▸ RAW DATA:
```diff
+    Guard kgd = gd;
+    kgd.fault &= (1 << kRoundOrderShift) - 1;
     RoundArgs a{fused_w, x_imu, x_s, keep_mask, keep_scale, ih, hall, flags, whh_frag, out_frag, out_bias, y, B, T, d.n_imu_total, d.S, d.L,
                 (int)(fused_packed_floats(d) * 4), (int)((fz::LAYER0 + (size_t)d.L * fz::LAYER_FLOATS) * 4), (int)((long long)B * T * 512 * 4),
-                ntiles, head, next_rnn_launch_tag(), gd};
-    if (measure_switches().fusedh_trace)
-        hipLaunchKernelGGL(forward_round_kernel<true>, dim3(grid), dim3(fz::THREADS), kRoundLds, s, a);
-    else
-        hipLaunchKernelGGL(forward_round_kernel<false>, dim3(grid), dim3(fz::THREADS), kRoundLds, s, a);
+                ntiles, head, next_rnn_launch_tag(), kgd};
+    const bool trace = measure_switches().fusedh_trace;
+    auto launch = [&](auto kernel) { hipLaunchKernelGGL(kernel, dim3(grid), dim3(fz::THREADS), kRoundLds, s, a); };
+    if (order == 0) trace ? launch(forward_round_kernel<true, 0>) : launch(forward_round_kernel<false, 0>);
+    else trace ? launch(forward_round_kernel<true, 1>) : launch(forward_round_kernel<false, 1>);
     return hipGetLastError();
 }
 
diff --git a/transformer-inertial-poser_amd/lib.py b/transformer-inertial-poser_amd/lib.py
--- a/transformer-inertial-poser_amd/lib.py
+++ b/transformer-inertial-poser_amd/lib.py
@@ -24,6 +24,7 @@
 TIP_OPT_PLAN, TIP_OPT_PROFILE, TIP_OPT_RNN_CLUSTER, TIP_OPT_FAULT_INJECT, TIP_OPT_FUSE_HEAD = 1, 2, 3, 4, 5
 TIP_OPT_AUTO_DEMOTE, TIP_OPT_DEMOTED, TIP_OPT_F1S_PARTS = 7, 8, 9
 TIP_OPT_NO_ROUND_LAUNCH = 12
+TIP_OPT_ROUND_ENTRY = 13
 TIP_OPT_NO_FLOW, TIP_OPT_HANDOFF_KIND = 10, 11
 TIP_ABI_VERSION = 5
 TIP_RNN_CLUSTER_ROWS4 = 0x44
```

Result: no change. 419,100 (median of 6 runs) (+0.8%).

▸ WHAT TO DO: From the records above, return each line that has the string "true".

▸ EXERCISE OUTPUT:
-        hipLaunchKernelGGL(forward_round_kernel<true>, dim3(grid), dim3(fz::THREADS), kRoundLds, s, a);
+    if (order == 0) trace ? launch(forward_round_kernel<true, 0>) : launch(forward_round_kernel<false, 0>);
+    else trace ? launch(forward_round_kernel<true, 1>) : launch(forward_round_kernel<false, 1>);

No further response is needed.